## WORK INSTRUCTION
Which lines of the data contain the string "find"? Show each of them.

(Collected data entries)

=== Begin Enclosure ===

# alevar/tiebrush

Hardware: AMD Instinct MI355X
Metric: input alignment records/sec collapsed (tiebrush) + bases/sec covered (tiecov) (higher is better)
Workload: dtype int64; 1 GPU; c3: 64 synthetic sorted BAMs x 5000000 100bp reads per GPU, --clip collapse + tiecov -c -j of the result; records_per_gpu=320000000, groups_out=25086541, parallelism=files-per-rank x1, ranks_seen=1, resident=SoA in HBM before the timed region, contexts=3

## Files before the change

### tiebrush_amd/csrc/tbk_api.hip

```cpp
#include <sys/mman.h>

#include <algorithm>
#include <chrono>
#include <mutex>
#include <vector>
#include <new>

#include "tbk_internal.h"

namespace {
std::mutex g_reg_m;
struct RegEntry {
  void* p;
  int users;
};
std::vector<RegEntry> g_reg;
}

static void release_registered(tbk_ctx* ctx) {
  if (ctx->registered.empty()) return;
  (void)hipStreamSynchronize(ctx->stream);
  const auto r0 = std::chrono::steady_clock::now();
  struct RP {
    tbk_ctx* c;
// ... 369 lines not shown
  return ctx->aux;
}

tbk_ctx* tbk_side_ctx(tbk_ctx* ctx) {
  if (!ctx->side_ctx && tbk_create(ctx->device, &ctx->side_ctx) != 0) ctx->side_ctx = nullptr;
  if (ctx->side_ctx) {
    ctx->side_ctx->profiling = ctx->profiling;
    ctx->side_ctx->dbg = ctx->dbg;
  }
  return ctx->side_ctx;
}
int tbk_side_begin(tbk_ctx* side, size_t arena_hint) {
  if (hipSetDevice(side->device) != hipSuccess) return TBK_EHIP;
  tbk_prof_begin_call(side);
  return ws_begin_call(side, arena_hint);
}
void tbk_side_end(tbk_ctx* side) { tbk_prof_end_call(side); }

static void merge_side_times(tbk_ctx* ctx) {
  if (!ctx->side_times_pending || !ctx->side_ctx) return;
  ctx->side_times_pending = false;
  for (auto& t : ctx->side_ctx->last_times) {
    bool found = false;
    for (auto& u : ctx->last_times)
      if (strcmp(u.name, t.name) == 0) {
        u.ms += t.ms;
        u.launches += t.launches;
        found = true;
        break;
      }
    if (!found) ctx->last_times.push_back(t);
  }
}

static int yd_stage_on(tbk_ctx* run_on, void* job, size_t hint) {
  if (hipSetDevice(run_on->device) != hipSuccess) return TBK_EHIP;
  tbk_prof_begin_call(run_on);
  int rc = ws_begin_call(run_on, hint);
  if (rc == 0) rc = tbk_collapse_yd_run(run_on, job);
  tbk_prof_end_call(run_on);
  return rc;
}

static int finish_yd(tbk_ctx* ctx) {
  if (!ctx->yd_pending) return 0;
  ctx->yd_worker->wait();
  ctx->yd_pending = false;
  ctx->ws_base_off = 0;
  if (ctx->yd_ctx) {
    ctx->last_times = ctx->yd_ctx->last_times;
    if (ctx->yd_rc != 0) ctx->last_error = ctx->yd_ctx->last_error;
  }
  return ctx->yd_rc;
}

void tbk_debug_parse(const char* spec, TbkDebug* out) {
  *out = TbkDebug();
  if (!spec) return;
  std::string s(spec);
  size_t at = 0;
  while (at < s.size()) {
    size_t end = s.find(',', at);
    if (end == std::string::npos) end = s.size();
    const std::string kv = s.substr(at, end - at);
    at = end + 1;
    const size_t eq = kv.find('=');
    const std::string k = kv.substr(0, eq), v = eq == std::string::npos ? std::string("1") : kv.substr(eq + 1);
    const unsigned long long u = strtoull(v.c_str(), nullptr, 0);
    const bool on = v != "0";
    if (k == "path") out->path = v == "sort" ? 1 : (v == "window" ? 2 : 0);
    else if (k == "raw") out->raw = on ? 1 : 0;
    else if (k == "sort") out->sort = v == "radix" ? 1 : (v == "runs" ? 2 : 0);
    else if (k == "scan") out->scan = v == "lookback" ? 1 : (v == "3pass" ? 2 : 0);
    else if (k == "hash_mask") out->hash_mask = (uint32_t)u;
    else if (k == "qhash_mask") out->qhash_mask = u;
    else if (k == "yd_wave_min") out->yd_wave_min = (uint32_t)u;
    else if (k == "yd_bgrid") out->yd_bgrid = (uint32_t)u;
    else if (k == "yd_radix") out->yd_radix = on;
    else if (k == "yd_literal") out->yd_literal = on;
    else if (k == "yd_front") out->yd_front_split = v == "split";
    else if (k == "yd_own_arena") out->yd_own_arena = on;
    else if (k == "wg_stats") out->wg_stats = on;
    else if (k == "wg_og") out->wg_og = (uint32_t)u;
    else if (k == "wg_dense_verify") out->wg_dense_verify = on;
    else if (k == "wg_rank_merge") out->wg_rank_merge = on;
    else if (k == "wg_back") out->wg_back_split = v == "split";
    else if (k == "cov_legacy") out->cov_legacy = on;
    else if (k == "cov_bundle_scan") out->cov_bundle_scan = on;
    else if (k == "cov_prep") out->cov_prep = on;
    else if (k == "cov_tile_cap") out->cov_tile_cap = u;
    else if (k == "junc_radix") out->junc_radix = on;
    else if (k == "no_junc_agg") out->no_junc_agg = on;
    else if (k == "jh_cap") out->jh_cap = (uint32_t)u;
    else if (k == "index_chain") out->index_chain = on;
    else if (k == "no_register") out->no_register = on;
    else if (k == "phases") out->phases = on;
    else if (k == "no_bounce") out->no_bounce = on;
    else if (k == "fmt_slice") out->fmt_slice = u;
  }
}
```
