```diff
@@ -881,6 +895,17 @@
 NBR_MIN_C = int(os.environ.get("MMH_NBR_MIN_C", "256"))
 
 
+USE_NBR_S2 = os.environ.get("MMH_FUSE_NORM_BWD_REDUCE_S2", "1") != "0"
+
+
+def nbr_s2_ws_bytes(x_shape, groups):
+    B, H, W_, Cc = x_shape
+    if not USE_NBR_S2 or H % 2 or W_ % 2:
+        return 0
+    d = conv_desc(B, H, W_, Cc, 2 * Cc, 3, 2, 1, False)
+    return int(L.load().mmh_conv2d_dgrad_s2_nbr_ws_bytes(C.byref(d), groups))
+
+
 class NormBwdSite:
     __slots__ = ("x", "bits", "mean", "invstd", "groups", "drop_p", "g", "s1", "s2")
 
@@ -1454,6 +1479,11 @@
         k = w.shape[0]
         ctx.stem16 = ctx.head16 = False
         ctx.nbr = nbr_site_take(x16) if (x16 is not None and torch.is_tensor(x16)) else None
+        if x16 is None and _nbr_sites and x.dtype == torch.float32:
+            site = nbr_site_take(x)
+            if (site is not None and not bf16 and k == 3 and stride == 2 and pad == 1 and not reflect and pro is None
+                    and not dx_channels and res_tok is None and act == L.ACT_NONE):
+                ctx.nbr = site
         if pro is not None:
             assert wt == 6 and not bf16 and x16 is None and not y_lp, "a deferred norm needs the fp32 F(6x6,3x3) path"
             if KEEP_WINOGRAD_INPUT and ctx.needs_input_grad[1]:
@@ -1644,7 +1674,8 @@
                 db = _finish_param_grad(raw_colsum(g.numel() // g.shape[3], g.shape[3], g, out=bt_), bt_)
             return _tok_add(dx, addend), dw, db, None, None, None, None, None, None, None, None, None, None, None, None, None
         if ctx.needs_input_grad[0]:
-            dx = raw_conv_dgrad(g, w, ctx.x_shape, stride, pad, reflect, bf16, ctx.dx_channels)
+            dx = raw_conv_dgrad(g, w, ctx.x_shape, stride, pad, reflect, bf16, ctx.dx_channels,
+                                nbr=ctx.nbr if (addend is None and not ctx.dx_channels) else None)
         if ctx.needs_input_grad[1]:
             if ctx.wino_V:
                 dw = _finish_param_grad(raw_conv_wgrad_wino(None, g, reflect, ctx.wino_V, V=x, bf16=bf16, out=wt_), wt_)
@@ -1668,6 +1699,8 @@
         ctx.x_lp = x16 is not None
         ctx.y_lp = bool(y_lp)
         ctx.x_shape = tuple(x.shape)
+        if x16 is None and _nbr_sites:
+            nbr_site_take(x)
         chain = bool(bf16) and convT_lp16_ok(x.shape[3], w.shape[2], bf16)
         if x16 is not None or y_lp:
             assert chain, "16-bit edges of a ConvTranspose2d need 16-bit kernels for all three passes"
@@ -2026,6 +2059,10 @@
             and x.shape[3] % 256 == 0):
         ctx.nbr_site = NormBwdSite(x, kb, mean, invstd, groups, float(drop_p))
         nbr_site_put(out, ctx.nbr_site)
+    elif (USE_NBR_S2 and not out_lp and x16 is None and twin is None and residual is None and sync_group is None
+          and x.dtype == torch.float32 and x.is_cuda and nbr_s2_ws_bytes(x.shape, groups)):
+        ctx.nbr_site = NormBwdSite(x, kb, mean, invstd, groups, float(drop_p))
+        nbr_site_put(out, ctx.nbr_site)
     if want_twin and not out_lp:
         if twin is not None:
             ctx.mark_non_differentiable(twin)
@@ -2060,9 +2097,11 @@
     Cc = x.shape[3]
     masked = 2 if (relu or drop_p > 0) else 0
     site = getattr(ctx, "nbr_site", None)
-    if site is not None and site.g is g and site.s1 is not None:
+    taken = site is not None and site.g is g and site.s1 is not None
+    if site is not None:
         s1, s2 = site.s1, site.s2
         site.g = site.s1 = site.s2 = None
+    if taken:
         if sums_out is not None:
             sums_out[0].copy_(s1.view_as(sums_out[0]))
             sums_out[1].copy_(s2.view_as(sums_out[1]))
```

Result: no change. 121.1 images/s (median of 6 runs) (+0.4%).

=== End Enclosure ===

## RESPONSE AREA
    size_t end = s.find(',', at);
    const size_t eq = kv.find('=');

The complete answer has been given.